Determine the count of lines in the following entries that contain the string "sizeof". Write only the number.

[Stored data]
[Start of section]

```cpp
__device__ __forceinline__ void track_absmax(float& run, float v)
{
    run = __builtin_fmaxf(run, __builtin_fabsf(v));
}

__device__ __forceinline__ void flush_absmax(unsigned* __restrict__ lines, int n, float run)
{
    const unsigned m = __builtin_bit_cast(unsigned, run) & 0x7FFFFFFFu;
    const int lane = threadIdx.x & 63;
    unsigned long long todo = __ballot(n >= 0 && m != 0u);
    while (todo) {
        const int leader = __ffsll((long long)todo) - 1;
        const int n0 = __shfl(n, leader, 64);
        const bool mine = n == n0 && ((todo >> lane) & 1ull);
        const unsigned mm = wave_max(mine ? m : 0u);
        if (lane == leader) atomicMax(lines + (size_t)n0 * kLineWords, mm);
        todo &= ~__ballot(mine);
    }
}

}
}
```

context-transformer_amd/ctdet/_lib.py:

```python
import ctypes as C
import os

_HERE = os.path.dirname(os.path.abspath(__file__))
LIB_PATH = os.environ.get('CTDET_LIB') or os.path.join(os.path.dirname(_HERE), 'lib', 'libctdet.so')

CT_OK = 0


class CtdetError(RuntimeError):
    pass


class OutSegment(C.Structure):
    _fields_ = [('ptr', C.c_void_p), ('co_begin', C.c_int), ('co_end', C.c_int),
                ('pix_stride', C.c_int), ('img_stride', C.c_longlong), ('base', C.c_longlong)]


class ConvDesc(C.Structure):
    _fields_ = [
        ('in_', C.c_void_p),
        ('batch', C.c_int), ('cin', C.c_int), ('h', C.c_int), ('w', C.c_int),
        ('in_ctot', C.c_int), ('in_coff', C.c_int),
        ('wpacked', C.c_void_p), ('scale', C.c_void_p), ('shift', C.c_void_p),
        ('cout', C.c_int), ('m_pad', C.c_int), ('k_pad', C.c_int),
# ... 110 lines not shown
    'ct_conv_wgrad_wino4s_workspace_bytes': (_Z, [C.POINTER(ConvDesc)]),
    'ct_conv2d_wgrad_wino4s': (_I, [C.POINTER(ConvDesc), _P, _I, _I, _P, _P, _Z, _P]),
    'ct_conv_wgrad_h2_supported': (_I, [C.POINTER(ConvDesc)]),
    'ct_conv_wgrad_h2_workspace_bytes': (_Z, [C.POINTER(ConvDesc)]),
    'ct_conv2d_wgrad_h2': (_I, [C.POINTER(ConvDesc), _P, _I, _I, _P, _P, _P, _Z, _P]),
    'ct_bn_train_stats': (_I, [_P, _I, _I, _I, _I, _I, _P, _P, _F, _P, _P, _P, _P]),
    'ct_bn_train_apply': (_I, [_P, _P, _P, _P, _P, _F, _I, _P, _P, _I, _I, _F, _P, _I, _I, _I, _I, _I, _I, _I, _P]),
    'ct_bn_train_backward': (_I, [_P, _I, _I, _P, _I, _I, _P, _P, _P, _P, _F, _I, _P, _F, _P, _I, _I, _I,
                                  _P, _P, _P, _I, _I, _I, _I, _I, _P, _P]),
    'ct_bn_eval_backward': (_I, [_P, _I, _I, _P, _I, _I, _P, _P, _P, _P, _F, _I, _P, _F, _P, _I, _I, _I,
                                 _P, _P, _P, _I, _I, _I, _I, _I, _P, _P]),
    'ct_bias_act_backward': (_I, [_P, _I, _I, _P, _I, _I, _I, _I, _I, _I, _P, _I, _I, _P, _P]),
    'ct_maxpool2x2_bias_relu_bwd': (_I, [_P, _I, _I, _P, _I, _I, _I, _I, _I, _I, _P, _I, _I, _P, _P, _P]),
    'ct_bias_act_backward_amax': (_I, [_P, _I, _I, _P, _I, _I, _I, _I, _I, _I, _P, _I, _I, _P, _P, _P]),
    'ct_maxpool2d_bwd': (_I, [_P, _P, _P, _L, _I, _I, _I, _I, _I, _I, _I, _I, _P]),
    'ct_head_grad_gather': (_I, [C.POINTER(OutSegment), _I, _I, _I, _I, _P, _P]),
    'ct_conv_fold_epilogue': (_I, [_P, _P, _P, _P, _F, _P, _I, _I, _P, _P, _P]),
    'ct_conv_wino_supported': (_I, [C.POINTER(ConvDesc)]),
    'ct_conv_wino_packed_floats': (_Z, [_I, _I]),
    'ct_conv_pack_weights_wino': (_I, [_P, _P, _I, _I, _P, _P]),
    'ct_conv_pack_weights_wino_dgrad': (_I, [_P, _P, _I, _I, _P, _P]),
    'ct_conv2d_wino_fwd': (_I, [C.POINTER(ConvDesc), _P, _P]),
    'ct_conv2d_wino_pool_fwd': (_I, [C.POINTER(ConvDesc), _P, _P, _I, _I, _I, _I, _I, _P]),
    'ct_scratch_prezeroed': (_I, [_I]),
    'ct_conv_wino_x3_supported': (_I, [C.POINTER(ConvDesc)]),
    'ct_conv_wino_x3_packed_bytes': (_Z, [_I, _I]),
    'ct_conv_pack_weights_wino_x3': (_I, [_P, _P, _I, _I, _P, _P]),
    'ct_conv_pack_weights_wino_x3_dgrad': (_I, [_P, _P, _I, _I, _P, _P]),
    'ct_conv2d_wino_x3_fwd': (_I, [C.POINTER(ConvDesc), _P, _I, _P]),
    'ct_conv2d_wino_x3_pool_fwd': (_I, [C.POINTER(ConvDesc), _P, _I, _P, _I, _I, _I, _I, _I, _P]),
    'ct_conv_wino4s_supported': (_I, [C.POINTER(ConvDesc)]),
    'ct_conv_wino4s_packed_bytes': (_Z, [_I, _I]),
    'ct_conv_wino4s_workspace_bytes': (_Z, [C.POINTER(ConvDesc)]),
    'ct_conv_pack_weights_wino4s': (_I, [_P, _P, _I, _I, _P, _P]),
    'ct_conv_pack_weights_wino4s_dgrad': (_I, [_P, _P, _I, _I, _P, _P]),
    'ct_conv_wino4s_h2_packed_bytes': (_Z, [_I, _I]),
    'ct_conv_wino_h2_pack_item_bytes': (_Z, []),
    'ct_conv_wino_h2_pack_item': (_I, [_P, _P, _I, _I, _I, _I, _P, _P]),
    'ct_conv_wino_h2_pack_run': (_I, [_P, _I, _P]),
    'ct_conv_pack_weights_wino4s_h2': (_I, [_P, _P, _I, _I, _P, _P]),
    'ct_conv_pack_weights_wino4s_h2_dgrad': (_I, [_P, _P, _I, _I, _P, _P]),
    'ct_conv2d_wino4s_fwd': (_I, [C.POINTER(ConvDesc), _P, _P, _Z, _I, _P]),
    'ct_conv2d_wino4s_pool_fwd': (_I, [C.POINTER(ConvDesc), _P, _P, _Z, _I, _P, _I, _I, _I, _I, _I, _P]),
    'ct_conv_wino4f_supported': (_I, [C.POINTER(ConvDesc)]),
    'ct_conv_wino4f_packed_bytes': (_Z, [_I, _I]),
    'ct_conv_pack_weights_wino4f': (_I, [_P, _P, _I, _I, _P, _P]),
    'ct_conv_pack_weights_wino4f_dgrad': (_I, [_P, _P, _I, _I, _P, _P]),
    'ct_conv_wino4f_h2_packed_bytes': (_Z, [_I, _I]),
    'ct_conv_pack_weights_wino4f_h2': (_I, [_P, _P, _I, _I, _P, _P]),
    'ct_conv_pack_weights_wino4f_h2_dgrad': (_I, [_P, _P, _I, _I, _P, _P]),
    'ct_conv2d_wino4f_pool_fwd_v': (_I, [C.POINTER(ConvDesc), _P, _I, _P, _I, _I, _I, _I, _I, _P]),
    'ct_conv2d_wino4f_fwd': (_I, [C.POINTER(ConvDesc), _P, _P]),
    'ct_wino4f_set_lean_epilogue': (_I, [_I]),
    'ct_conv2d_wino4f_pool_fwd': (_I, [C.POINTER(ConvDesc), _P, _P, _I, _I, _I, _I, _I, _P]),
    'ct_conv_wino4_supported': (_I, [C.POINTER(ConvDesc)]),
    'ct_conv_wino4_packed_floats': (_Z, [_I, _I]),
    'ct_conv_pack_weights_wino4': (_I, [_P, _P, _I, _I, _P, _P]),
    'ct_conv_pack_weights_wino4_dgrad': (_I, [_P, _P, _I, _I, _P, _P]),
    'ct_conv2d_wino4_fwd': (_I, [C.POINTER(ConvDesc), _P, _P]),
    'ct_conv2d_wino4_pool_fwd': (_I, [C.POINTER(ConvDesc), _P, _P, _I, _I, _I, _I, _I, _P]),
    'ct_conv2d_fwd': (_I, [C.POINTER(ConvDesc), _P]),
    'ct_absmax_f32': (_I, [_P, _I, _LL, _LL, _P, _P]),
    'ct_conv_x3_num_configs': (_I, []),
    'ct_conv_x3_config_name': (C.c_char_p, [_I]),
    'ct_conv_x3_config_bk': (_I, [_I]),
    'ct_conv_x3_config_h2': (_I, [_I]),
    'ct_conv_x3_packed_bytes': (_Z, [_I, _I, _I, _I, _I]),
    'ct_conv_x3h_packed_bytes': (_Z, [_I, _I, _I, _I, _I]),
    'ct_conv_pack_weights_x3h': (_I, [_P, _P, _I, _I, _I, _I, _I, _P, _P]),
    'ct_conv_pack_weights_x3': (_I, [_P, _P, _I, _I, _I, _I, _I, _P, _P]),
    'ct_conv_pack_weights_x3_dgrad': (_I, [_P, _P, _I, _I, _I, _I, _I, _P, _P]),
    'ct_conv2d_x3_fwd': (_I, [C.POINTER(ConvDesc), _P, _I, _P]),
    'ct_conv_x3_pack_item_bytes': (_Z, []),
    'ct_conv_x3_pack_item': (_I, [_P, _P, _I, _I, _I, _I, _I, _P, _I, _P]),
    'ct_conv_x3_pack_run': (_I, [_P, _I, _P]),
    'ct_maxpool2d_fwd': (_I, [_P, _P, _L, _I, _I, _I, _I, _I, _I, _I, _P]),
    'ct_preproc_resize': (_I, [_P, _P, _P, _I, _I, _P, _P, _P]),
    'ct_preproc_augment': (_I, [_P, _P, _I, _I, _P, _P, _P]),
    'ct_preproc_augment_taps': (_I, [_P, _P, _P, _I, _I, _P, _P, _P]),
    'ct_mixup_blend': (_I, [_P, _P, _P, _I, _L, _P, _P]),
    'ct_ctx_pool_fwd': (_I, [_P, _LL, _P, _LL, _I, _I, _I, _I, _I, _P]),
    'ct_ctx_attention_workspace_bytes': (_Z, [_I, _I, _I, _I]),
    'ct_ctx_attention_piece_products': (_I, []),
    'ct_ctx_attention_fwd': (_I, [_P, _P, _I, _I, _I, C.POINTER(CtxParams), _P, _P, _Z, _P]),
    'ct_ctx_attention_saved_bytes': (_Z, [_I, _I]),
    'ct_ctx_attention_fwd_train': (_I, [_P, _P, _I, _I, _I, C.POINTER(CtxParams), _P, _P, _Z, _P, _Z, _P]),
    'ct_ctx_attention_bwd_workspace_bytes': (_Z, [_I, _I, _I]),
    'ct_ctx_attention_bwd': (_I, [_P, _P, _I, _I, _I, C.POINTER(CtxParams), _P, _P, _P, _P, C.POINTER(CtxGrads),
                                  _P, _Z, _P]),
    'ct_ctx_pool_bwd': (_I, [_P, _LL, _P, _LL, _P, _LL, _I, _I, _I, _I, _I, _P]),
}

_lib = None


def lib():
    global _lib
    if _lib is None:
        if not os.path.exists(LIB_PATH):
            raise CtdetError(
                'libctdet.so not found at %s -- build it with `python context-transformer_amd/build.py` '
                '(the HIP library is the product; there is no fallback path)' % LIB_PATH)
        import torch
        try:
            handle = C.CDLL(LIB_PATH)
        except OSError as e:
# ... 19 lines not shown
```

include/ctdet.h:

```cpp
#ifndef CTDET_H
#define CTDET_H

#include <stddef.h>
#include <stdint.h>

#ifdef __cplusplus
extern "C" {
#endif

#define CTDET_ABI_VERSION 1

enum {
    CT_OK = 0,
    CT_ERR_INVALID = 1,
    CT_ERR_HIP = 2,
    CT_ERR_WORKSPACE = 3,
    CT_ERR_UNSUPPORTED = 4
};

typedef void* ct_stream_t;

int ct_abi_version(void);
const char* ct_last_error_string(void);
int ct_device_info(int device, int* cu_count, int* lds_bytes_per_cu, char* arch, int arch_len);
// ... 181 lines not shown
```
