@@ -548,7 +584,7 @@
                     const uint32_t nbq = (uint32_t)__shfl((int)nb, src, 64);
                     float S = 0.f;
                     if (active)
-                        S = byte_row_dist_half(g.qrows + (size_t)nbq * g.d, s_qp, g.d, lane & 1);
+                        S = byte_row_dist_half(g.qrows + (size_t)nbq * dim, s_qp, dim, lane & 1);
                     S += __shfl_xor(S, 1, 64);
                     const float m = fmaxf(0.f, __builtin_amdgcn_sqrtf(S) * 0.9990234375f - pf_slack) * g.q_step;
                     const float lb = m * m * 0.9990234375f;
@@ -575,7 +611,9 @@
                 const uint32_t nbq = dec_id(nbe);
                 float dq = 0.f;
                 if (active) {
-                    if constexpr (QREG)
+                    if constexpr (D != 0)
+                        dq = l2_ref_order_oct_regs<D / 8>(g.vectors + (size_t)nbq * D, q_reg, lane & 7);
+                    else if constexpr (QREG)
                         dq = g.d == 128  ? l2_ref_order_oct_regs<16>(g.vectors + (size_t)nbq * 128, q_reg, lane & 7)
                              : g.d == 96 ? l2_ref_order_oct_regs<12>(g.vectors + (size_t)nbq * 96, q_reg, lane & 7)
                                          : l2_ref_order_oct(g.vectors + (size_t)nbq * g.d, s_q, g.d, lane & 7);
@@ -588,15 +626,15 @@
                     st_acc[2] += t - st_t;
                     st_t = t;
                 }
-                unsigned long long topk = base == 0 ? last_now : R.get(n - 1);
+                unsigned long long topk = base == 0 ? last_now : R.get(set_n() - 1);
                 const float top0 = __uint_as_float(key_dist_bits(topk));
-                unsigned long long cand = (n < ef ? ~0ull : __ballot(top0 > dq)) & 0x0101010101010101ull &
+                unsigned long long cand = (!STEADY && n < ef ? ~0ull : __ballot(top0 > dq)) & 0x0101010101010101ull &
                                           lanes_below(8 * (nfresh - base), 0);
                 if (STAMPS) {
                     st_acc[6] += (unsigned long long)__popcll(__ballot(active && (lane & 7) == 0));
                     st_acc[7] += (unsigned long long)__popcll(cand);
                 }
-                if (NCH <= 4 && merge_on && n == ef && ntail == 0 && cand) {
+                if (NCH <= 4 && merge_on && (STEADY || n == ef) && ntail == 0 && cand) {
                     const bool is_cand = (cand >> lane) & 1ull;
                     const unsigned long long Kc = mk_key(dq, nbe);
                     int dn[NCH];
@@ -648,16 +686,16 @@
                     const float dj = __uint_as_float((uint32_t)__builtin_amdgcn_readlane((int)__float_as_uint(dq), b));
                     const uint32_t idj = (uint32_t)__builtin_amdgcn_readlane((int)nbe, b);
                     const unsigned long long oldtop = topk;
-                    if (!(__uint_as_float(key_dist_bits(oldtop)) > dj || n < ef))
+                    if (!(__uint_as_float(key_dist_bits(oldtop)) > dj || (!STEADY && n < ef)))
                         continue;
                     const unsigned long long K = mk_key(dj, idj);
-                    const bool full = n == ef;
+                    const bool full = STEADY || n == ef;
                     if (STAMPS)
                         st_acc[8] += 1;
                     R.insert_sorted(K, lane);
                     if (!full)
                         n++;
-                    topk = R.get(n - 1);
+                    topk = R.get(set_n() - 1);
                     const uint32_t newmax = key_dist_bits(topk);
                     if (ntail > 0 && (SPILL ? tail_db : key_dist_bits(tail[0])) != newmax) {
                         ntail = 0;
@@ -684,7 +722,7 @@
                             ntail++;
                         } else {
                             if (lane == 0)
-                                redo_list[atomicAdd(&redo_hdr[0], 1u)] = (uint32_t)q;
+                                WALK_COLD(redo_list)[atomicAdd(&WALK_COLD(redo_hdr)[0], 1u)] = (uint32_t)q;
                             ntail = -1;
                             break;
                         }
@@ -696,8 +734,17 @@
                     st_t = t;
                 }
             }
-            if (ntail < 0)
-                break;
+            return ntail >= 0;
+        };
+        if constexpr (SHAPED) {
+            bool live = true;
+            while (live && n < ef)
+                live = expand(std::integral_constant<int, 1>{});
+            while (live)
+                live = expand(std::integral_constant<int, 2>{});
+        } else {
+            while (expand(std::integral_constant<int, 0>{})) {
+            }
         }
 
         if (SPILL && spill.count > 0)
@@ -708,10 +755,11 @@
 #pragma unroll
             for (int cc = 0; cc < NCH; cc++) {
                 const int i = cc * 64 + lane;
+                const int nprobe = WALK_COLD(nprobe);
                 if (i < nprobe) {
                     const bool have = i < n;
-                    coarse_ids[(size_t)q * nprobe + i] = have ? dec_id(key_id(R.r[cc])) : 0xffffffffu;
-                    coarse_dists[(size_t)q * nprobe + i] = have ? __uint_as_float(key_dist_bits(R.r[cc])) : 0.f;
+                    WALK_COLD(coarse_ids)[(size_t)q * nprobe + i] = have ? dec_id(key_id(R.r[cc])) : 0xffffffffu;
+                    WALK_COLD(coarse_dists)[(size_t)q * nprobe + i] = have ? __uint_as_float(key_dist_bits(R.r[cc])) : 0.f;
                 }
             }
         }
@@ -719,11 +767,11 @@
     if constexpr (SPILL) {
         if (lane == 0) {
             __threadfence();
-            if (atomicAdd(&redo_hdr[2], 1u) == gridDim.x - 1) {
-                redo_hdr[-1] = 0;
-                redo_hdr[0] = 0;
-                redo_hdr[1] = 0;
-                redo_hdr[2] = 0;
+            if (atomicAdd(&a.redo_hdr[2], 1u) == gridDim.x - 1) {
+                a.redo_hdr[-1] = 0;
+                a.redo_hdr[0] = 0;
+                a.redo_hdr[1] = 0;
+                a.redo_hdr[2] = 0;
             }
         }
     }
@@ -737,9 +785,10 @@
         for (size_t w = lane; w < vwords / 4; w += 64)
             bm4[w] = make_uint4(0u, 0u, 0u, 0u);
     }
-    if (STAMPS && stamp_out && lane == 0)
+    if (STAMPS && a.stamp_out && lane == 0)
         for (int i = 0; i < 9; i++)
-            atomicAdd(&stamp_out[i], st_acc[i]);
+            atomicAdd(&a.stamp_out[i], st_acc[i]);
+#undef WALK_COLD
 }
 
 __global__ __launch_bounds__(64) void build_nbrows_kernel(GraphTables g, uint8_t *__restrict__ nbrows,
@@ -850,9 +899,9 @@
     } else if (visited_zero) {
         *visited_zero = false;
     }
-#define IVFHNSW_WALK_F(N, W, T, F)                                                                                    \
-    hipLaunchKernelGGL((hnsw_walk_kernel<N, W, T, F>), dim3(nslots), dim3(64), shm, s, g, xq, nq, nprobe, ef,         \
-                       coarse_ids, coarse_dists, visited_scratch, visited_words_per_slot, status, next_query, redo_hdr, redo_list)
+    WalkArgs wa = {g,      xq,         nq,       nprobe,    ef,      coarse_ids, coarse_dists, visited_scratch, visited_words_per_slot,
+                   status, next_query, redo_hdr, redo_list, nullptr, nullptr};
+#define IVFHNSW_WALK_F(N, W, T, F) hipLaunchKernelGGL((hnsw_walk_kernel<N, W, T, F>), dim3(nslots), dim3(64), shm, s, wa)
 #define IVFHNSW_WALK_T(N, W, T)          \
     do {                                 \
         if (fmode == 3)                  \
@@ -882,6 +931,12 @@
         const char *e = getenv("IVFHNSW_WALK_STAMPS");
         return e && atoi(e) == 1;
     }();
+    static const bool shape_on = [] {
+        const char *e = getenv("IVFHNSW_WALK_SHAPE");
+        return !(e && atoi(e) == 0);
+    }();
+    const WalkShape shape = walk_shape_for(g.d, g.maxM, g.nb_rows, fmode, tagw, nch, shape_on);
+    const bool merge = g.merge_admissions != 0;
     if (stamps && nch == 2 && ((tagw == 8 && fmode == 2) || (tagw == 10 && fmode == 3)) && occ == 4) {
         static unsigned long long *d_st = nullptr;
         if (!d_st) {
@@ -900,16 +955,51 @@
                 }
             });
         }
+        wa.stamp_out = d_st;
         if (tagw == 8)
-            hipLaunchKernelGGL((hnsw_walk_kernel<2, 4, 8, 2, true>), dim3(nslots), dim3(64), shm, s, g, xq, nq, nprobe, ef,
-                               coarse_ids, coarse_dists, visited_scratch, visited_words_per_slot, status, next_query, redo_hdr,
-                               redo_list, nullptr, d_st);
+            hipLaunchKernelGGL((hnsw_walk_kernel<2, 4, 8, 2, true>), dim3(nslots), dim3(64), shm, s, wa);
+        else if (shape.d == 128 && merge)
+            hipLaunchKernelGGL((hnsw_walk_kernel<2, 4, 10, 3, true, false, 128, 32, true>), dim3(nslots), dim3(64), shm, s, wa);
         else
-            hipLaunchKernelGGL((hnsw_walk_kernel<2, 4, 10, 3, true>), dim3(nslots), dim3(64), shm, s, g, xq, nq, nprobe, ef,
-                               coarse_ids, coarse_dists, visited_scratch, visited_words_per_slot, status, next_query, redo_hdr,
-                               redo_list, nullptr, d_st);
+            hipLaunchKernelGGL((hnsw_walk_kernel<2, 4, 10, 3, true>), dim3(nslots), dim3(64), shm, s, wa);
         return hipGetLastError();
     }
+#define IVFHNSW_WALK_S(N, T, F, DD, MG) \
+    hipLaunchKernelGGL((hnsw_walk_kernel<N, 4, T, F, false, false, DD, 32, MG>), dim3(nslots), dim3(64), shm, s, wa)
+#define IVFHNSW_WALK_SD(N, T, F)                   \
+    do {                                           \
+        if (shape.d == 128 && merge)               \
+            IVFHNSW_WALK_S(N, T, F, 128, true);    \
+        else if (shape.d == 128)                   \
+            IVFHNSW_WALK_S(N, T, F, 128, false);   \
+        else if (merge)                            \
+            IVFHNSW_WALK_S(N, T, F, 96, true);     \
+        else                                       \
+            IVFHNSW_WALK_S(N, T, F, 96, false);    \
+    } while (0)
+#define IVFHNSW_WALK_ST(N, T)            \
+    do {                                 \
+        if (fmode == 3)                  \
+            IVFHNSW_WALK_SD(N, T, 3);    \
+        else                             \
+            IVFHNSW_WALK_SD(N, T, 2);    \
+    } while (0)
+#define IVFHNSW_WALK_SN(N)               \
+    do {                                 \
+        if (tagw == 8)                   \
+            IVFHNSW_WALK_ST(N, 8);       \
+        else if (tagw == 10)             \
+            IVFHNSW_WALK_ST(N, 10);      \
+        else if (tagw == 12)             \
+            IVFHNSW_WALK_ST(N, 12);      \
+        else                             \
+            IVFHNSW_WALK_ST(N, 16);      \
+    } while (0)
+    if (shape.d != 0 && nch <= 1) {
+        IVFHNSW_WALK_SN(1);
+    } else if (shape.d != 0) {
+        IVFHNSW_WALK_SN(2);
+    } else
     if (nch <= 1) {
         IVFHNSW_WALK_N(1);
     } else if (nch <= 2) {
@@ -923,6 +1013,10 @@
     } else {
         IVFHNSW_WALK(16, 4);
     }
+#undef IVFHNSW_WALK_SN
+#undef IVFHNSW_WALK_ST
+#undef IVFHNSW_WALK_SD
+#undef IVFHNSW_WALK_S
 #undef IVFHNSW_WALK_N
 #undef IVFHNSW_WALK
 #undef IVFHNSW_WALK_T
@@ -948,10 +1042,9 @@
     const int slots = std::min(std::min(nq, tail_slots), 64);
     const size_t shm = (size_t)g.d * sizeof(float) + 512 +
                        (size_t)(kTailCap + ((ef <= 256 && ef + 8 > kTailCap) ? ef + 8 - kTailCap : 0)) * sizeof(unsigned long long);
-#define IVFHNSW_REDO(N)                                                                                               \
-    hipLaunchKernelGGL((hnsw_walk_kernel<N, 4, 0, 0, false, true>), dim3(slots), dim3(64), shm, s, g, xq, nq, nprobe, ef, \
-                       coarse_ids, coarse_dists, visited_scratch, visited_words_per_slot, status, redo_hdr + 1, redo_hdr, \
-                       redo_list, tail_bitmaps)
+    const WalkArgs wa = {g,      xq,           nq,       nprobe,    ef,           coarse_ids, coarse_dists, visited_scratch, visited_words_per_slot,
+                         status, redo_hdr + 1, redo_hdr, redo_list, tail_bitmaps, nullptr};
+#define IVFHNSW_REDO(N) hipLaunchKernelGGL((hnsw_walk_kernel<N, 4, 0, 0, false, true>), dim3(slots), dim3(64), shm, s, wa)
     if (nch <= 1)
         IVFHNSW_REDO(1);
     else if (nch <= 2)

[End of section]

# Solution
2